Hotel Microsoft
= Or, The Penguin Has Landed =
Term: Winter 1999
Your host: Dennis Redmond
Registration info: Colt 204 CRN 22154 4 credits
Class meetings: 11-11:50 MWF in 248 Gerlinger
My office hours: MW 1-2 pm (if I'm not there, you can also leave a message at 346-0522, or at my home phone at 683-9303)

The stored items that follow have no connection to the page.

size_t mvsgi_conv3d_packed_weight_floats(int Cout, int Cin);
int mvsgi_conv3d_pack_weights_f32(const float* w_oidhw, float* w_packed, int Cout, int Cin,
                                  mvsgi_stream_t stream);
size_t mvsgi_conv3d_packed_weight_bytes_bf16x3(int Cout, int Cin);
int mvsgi_conv3d_pack_weights_bf16x3(const float* w_oidhw, void* w_packed, int Cout, int Cin,
                                     mvsgi_stream_t stream);
int mvsgi_conv3d_pack_weights_split(const float* w_oidhw, void* w_packed, int Cout, int Cin, int layout, mvsgi_stream_t stream);
int mvsgi_conv3d_f32(const float* x, const float* w_oidhw, const float* w_packed,
                     const float* scale, const float* shift, const float* res, float* y,
                     int B, int Cin, int Din, int Hin, int Win, int Cout,
                     int stride, float neg_slope, int impl, mvsgi_stream_t stream);
const char* mvsgi_conv3d_variant_f32(int B, int Cin, int Din, int Hin, int Win, int Cout,
                                     int stride, int impl);

int mvsgi_conv3d_up2_f32(const float* x, const void* w_packed, int w_layout ,
                         const float* scale, const float* shift, const float* res, float* y,
                         int B, int Cin, int Dl, int Hl, int Wl, int Cout, float neg_slope, mvsgi_stream_t stream);
const char* mvsgi_conv3d_up2_variant_f32(int B, int Cin, int Dl, int Hl, int Wl, int Cout, int w_layout);
int mvsgi_conv3d_v32_applies(int B, int Cin, int Din, int Hin, int Win, int Cout, int stride);
int mvsgi_conv3d_d32_applies(int B, int Cin, int Din, int Hin, int Win, int Cout, int stride);
int mvsgi_conv3d_up2_d32_applies(int B, int Cin, int Dl, int Hl, int Wl, int Cout);
size_t mvsgi_conv3d_packed_weight_bytes_bf16x3_v32(int Cout, int Cin);
int mvsgi_conv3d_pack_weights_bf16x3_v32(const float* w_oidhw, void* w_packed, int Cout, int Cin, mvsgi_stream_t stream);
size_t mvsgi_conv3d_packed_weight_bytes_bf16x3_c16(int Cin);
int mvsgi_conv3d_pack_weights_bf16x3_c16(const float* w_oidhw, void* w_packed, int Cin, mvsgi_stream_t stream);

size_t mvsgi_conv2d_packed_weight_floats(int Cout, int Cin);
int mvsgi_conv2d_pack_weights_f32(const float* w_oihw, float* w_packed, int Cout, int Cin,
                                  mvsgi_stream_t stream);
size_t mvsgi_conv2d_stem_packed_weight_bytes(void);
int mvsgi_conv2d_stem_pack_weights(const float* w_oihw, void* w_packed, mvsgi_stream_t stream);
size_t mvsgi_conv2d_packed_weight_bytes_bf16x3(int Cout, int Cin);
int mvsgi_conv2d_pack_weights_bf16x3(const float* w_oihw, void* w_packed, int Cout, int Cin,
                                     mvsgi_stream_t stream);
int mvsgi_conv2d_f32(const float* x, const float* w_oihw, const void* w_packed,
                     const float* scale, const float* shift, const float* res, float* y,
                     int B, int Cin, int Hin, int Win, int Cout, int ksize, int stride,
                     float neg_slope, int impl, int in_nchw, mvsgi_stream_t stream);
const char* mvsgi_conv2d_variant_f32(int Cin, int Cout, int ksize, int stride, int impl, int in_nchw);

int mvsgi_resize_trilinear_f32(const float* x, float* y, int B, int C,
                               int Di, int Hi, int Wi, int Do, int Ho, int Wo,
                               mvsgi_stream_t stream);

int mvsgi_softargmin_f32(const float* costs, const float* inv_idx, float* inv_dist,
                         float* norm_costs, int B, int D, int H, int W, int scale,
                         mvsgi_stream_t stream);

int mvsgi_softargmin_div_f32(const float* costs, const float* inv_idx, float* inv_dist,
                             float* norm_costs, int B, int D, int H, int W, int scale,
                             float post_div, mvsgi_stream_t stream);

#define MVSGI_SA_AUTO  0
#define MVSGI_SA_PIXEL 1
#define MVSGI_SA_BAND  2
int mvsgi_softargmin_scaled_f32(const float* costs, const float* inv_idx, float* inv_dist,
                                float* norm_costs, int B, int D, int H, int W, double scale,
                                int OH, int OW, float post_div, int variant, mvsgi_stream_t stream);

int mvsgi_ncv_to_nvc_f32(const float* x, float* y, int B, int C, long long V, mvsgi_stream_t stream);
int mvsgi_nvc_to_ncv_f32(const float* x, float* y, int B, int C, long long V, mvsgi_stream_t stream);

int mvsgi_resblock2d_f32(const float* x, const void* w_packed1, const float* scale1, const float* shift1,
                         const void* w_packed2, const float* scale2, const float* shift2, float* y,
                         int N, int H, int W, float neg_slope, mvsgi_stream_t stream);

size_t mvsgi_split2d_bytes(int N, int H, int W);
int mvsgi_f32_to_split2d(const float* x, void* y_split, int N, int H, int W, mvsgi_stream_t stream);
int mvsgi_split2d_to_f32(const void* x_split, float* y, int N, int H, int W, mvsgi_stream_t stream);
size_t mvsgi_resblock2d_split_packed_weight_bytes(void);
int mvsgi_resblock2d_split_pack_weights(const float* w_oihw, const float* scale, void* w_packed, mvsgi_stream_t stream);
int mvsgi_resblock2d_split(const void* x_split, const void* w_packed1, const float* shift1,
                           const void* w_packed2, const float* shift2, void* y, int y_is_split,
                           int N, int H, int W, float neg_slope, mvsgi_stream_t stream);
int mvsgi_conv2d_s2_split(const void* x_split, const void* w_packed, const float* shift, void* y_split,
                          int N, int H, int W, float neg_slope, mvsgi_stream_t stream);
int mvsgi_conv2d_f32_out_split2d(const float* x, const float* w_oihw, const void* w_packed,
                                 const float* scale, const float* shift, const float* res, void* y_split,
                                 int B, int Cin, int Hin, int Win, int Cout, int ksize, int stride,
                                 float neg_slope, int impl, int in_nchw, mvsgi_stream_t stream);

int mvsgi_rays_panorama_f32(const float* dist, float* rays, int N, int H, int W,
                            float lat0, float lat1, float lon0, float lon1, mvsgi_stream_t stream);
int mvsgi_transform_points_f32(const float* T , const float* points, float* out,
                               int B, long long M, mvsgi_stream_t stream);
int mvsgi_grid_double_sphere_f32(const float* points, float* grid, unsigned char* mask, int B, long long M,
                                 float xi, float alpha, float fx, float fy, float cx, float cy,
                                 int calib_h, int calib_w, float w2, mvsgi_stream_t stream);
int mvsgi_grid_equirect_f32(const float* points, float* grid, int B, long long M, mvsgi_stream_t stream);
int mvsgi_rays_equirect_surrogate_f32(float* rays, int H, int W, mvsgi_stream_t stream);

int mvsgi_resample_bilinear_u8_f32(const unsigned char* imgs, const float* grid, const unsigned char* valid, float* out,
                                   long long M, int T, int Hr, int Wr, int H, int W, float invalid_value, mvsgi_stream_t stream);
int mvsgi_resample_bilinear_f32(const float* imgs, const float* grid, const unsigned char* valid, float* out, long long M, int T,
                                int C, int Hr, int Wr, int H, int W, float invalid_value, mvsgi_stream_t stream);
int mvsgi_resample_validity_u8(const float* grid, const unsigned char* ds_mask, unsigned char* valid, long long n,
                               mvsgi_stream_t stream);
int mvsgi_resample_u8_table_f32(float* table256);

int mvsgi_reproject_f32(const float* inv, const float* rays, const void* imgs, int img_kind, const float* T_host,
                        const float* cams_host, float* xyz, float* warped, unsigned char* valid, float* grid,
                        long long B, int N, int C, int Hr, int Wr, int H, int W, float bf, float invalid_value,
                        mvsgi_stream_t stream);

int mvsgi_deform_conv2d_pack_weights_f32(const float* w_oihw, float* w_packed, int Cout, int Cin, int Kh, int Kw,
                                         mvsgi_stream_t stream);
int mvsgi_deform_conv2d_f32(const float* x, const float* offset, int offset_per_image, const float* w_packed,
                            const float* scale, const float* shift, const float* res, float* y,
                            int N, int Cin, int H, int W, int Cout, int Kh, int Kw, int stride_h, int stride_w,
                            int pad_h, int pad_w, int dil_h, int dil_w, float neg_slope, mvsgi_stream_t stream);

int mvsgi_sweep_std_nhwc_valid_split(const float* feats, const float* grids, const unsigned char* vmask,
                                     void* vol_split, int B, int N, int C, int Hi, int Wi, int D, int Ho, int Wo,
                                     int rig_batch, mvsgi_stream_t stream);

Description: Two words define the culture of global information
capitalism nowadays: Microsoft and
cyberspace. Amazingly, both were invented not by a certain Seattle
firm or its notorious founder, but by quite another college dropout named
Bill -- a certain William
Gibson, author of the classic sci-fi tale
Neuromancer, who was and is about as far from being one of the
Silicon
industriocrats, mighty Eurobankers,
speculation-happy mutual fund managers and gargantuan multinational
corporations who actually run the world economy as you can get. In
fact,
the world of computers, software and what we'll call the e-culture (the
submarine fusion of entertainment and electronics) has a long and glorious
tradition of subversion, dissent and resistance to Business as Usual, and
forms one of the central wellsprings of late 20th century culture. We're
going to read and view some of the most thought-provoking texts, films,
TV series and other accounts of the info-culture dating from the
Sixties to the present, while mapping out the trajectory of the
Information Age from its genesis in the primeval swamps of secret
Pentagon research labs to its mid-Seventies viral mutation into
video, all the way to its all-too-temporary stay in the corridors of
Hotel Microsoft.
What You Need to Do: Show up, of course. Most of your grade will
depend upon class participation, some short essays, and a final project
of some sort (either a final paper of 10 pages or so, or a final oral
presentation, whichever you prefer).
Texts You'll Need to Buy: There are only three for this class, and they're all inexpensive paperbacks: William Gibson's epochal Neuromancer, Thomas Pynchon's hilarious The Crying of Lot 49, and Hunter Thompson's glorious
Fear and Loathing in Las Vegas.
Useful Links: SAP Yea
verily, for the Intranet Gods hath spoken, and the Word is SAP.
Linux Weekly News Good source of info on
the Penguin insurrection.
Electronic Engineering Times Good
news roundup on the hardware biz.
Semiconductor
Business News Excellent, comprehensive roundup of the semi biz.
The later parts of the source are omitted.